### What is required
Look through the listing below and report every line that contains "height".

### Information supplied

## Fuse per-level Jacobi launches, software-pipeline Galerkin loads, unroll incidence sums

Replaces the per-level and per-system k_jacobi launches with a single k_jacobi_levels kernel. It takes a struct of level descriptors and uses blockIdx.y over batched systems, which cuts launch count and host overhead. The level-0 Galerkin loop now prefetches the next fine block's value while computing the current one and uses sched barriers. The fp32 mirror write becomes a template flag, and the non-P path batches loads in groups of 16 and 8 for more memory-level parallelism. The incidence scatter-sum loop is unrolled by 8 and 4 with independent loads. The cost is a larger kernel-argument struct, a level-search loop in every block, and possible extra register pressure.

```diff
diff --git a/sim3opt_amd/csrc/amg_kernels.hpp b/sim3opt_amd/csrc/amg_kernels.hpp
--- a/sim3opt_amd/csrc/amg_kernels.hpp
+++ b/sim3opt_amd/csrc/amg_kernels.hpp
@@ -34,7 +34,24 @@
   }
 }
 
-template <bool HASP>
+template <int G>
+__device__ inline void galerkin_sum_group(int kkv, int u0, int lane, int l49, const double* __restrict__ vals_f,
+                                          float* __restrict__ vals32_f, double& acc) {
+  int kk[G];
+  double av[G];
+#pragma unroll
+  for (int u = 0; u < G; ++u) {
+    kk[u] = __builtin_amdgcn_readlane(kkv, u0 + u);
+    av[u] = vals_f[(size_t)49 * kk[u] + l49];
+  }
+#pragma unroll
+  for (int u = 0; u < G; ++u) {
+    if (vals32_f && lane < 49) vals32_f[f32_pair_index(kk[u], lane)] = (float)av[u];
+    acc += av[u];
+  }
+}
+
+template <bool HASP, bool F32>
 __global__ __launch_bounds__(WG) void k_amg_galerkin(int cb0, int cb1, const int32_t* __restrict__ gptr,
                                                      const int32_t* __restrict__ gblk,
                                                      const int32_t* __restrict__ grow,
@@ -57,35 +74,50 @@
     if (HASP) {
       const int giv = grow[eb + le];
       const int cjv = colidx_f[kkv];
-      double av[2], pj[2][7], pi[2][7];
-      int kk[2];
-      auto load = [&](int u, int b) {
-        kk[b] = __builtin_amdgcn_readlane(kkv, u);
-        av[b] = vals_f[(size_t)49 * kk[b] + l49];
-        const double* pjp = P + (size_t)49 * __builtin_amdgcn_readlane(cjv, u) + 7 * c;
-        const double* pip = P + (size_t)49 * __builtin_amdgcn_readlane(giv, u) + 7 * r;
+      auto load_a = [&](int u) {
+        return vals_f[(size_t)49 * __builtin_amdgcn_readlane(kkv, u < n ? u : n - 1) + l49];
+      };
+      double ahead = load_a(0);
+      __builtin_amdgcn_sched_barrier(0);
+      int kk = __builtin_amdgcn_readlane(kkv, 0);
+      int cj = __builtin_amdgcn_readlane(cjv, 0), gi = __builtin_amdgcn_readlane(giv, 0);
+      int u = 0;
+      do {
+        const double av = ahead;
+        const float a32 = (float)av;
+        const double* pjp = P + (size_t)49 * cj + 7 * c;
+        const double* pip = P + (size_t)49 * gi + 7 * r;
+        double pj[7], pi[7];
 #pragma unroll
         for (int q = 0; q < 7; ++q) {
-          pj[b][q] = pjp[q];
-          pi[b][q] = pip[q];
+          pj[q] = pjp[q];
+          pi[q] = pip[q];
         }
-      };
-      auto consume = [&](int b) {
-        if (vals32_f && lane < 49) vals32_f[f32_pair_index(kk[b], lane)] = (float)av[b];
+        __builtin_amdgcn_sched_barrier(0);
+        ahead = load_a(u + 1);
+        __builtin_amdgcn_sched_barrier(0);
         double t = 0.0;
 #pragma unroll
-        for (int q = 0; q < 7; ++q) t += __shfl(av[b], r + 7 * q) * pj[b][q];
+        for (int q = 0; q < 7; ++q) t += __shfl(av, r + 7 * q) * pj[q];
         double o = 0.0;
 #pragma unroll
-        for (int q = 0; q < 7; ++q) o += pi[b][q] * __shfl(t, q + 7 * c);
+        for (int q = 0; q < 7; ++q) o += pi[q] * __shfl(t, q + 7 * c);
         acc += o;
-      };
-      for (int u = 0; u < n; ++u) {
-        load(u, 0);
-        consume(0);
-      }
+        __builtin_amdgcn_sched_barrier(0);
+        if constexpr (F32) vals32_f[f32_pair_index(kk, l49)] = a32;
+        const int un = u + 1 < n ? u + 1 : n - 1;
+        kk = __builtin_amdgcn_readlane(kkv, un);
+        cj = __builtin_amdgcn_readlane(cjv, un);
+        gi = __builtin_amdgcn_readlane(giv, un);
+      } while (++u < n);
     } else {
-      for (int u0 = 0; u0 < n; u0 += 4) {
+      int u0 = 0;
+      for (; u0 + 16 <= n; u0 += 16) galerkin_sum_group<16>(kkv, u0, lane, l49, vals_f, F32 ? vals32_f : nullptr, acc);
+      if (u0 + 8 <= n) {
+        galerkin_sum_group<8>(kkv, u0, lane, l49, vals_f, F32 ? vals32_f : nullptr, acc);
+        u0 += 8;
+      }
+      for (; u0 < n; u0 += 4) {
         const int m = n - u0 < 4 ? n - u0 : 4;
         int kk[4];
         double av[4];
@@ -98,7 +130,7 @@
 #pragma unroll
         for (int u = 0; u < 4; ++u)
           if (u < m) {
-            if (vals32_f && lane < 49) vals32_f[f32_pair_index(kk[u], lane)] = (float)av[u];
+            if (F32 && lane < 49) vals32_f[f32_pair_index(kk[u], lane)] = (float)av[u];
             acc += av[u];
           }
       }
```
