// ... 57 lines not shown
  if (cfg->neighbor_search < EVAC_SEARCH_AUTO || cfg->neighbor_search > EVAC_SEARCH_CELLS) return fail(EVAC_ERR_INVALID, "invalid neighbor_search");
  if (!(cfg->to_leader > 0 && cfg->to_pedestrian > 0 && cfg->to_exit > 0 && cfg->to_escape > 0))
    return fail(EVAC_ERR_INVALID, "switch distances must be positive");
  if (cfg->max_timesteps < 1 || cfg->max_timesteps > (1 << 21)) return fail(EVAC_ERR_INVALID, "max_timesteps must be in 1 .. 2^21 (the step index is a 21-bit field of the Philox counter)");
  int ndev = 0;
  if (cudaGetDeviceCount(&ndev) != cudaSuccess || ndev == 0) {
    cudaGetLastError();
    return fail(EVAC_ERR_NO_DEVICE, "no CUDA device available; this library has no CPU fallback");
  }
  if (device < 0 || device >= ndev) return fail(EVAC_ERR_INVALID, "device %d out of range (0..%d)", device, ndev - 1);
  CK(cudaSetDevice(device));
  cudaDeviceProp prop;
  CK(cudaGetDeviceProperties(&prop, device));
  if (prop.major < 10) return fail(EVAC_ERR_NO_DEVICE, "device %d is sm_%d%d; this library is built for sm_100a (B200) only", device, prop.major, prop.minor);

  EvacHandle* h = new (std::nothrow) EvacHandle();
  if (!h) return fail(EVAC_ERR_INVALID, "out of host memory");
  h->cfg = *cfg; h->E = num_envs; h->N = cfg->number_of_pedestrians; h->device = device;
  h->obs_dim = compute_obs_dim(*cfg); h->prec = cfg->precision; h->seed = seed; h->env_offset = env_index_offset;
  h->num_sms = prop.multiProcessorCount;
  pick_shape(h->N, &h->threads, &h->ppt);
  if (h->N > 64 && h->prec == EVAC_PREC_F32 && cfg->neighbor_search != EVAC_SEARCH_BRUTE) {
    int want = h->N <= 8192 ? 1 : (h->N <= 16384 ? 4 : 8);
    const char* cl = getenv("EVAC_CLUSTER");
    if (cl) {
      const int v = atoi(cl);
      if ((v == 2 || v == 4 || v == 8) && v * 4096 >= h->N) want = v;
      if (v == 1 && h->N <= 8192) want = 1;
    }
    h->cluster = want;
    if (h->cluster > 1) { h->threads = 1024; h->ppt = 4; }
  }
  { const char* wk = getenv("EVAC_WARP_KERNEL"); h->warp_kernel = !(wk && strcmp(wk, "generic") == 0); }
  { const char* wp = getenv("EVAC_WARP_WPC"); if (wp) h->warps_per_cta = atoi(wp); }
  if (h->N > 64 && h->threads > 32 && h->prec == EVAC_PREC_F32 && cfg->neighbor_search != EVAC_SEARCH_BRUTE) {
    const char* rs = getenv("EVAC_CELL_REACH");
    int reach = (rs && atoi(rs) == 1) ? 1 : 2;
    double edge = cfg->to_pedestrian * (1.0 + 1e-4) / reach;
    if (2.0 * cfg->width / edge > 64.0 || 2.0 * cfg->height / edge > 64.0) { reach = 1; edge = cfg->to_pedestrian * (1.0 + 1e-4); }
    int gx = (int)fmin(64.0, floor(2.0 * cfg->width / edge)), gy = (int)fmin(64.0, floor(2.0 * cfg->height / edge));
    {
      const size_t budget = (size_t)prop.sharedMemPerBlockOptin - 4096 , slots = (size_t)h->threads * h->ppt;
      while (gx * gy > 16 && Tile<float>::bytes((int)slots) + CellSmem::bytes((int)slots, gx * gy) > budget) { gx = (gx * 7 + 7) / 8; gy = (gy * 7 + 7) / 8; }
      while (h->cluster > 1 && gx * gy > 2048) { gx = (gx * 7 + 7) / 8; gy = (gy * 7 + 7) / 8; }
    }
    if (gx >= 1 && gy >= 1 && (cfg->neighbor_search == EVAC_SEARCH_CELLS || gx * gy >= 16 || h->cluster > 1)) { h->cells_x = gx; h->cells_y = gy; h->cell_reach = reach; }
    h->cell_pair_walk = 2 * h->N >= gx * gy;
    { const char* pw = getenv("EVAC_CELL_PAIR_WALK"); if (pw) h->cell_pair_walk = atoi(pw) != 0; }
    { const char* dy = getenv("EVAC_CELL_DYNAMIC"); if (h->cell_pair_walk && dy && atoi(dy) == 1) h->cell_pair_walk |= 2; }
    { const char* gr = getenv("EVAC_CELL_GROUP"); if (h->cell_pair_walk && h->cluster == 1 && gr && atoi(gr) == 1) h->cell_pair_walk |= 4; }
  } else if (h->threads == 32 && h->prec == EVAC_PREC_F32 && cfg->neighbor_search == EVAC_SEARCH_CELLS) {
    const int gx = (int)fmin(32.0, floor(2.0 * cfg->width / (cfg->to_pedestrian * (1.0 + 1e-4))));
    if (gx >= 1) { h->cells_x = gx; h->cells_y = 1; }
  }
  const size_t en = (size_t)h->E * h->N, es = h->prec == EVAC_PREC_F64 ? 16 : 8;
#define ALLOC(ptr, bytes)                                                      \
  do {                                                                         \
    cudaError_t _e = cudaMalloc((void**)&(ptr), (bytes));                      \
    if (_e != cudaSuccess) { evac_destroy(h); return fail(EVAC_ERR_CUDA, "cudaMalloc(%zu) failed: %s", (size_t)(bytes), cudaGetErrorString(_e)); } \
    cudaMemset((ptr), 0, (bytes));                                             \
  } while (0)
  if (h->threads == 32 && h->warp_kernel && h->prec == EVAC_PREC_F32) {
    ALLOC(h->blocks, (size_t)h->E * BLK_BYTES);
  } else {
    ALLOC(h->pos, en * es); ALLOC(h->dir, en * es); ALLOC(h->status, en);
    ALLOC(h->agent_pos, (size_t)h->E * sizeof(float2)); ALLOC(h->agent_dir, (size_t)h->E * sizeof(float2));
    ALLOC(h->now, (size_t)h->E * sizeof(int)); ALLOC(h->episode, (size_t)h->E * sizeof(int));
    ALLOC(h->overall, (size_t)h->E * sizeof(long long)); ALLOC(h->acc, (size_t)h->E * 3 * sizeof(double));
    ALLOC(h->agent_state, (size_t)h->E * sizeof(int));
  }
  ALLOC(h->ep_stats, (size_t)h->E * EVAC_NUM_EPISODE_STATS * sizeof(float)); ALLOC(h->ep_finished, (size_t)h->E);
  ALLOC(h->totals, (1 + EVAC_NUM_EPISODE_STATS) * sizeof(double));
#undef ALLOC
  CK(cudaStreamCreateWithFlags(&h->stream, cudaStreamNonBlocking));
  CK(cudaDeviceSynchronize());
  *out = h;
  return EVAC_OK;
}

### Problem solution
    if (2.0 * cfg->width / edge > 64.0 || 2.0 * cfg->height / edge > 64.0) { reach = 1; edge = cfg->to_pedestrian * (1.0 + 1e-4); }
    int gx = (int)fmin(64.0, floor(2.0 * cfg->width / edge)), gy = (int)fmin(64.0, floor(2.0 * cfg->height / edge));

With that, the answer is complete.